diff --git a/triton-racer-sim_amd/csrc/trsim_resident.hip b/triton-racer-sim_amd/csrc/trsim_resident.hip
--- a/triton-racer-sim_amd/csrc/trsim_resident.hip
+++ b/triton-racer-sim_amd/csrc/trsim_resident.hip
@@ -396,8 +396,11 @@
 }
 
 template <bool DEPTH, bool DYN, bool HILLS = false, bool LENS = false, bool LIGHT = false>
-__global__ __launch_bounds__(kBlock) void trs_worker_kernel(const WParams wp)
-{
+__global__ __launch_bounds__(worker_block(variant_bits(DEPTH, DYN, HILLS, LENS, LIGHT))) void trs_worker_kernel(const WParams wp)
+{
+    constexpr Variant kV = variant_bits(DEPTH, DYN, HILLS, LENS, LIGHT);
+    constexpr int kWBlock = worker_block(kV);
+    constexpr bool kService = worker_has_service_wave(kV), kAhead = worker_runs_ahead(kV);
     const int tid = threadIdx.x, lane = tid & 63, wave = tid >> 6;
     const bool raster_team = tid < kRasterThreads;
     const RParams& p = wp.ra;
@@ -418,11 +421,11 @@
         return;
     }
     if (raster_team) stage_lds_dma(p.blob, p.blob_bytes, 0u, wave, kRasterThreads / 64, lane);
-    else stage_lds_dma(P.blob, P.blob_bytes, (unsigned)wp.lds_off_phys, pw, kPhysWaves, lane);
+    else stage_lds_dma(P.blob, P.blob_bytes, (unsigned)wp.lds_off_phys, pw, kWBlock / 64 - kRasterThreads / 64, lane);
     if (LENS && raster_team) lens_stage_palette(p, (unsigned)wp.lds_off_hill, wave, lane);
     if (tid == 0) { lds_store64(l.word, wp.start); lds_store64(l.fwd, wp.start); }
     if (tid < kSlots) l.arrive[tid] = 0;
-    for (int j = tid; j < 2 * epw; j += kBlock) l.pprog[j] = 0;
+    for (int j = tid; j < 2 * epw; j += kWBlock) l.pprog[j] = 0;
     int* const hbar = reinterpret_cast<int*>(smem + wp.lds_off_hill + hill_batch(p.H) * hill_table_bytes(p.H));
     if (HILLS && tid == 0) *hbar = 0;
     const int lds_off_light = worker_lds_light(wp.lds_off_hill, p.H, variant_bits(DEPTH, DYN, HILLS, LENS, LIGHT));
@@ -432,9 +435,9 @@
     const int lfilt = LIGHT ? reinterpret_cast<const trsim::HillBlock*>(p.blob + trsim::hill_block_offset(p.blob_bytes))->filt : 0;
     if constexpr (DYN) {
         if (tid < 32) reinterpret_cast<int*>(smem + wp.fp.lds_off + kDynBatch * p.H * 16)[tid] = 0;
-        dyn_stage_tables(smem, wp.fp, p.H, tid, kBlock, reinterpret_cast<const uint32_t*>(p.blob + p.off_pal));
-    }
-    if (!raster_team)
+        dyn_stage_tables(smem, wp.fp, p.H, tid, kWBlock, reinterpret_cast<const uint32_t*>(p.blob + p.off_pal));
+    }
+    if (!raster_team && pw < kPhysWaves)
         for (int j = pw; j < n_loc; j += kPhysWaves) {
             EnvRegs st;
             env_load(P, e_begin + j, st);
@@ -451,32 +454,95 @@
     if (tid == 0) worker_checkin(wp);
 
     if (!raster_team) {
-        const int first = blockIdx.x == 0 ? 1 : 0, nphys = kPhysWaves - first;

» **TASK TO CARRY OUT**
Only one stretch of the data above is needed. Restate it word for word, from the line containing "if (HILLS && tid == 0) *hbar = 0;" through the line containing "for (int j = pw;", both ends included.

» **ANSWER TO THIS PROBLEM**
     if (HILLS && tid == 0) *hbar = 0;
     const int lds_off_light = worker_lds_light(wp.lds_off_hill, p.H, variant_bits(DEPTH, DYN, HILLS, LENS, LIGHT));
@@ -432,9 +435,9 @@
     const int lfilt = LIGHT ? reinterpret_cast<const trsim::HillBlock*>(p.blob + trsim::hill_block_offset(p.blob_bytes))->filt : 0;
     if constexpr (DYN) {
         if (tid < 32) reinterpret_cast<int*>(smem + wp.fp.lds_off + kDynBatch * p.H * 16)[tid] = 0;
-        dyn_stage_tables(smem, wp.fp, p.H, tid, kBlock, reinterpret_cast<const uint32_t*>(p.blob + p.off_pal));
-    }
-    if (!raster_team)
+        dyn_stage_tables(smem, wp.fp, p.H, tid, kWBlock, reinterpret_cast<const uint32_t*>(p.blob + p.off_pal));
+    }
+    if (!raster_team && pw < kPhysWaves)
         for (int j = pw; j < n_loc; j += kPhysWaves) {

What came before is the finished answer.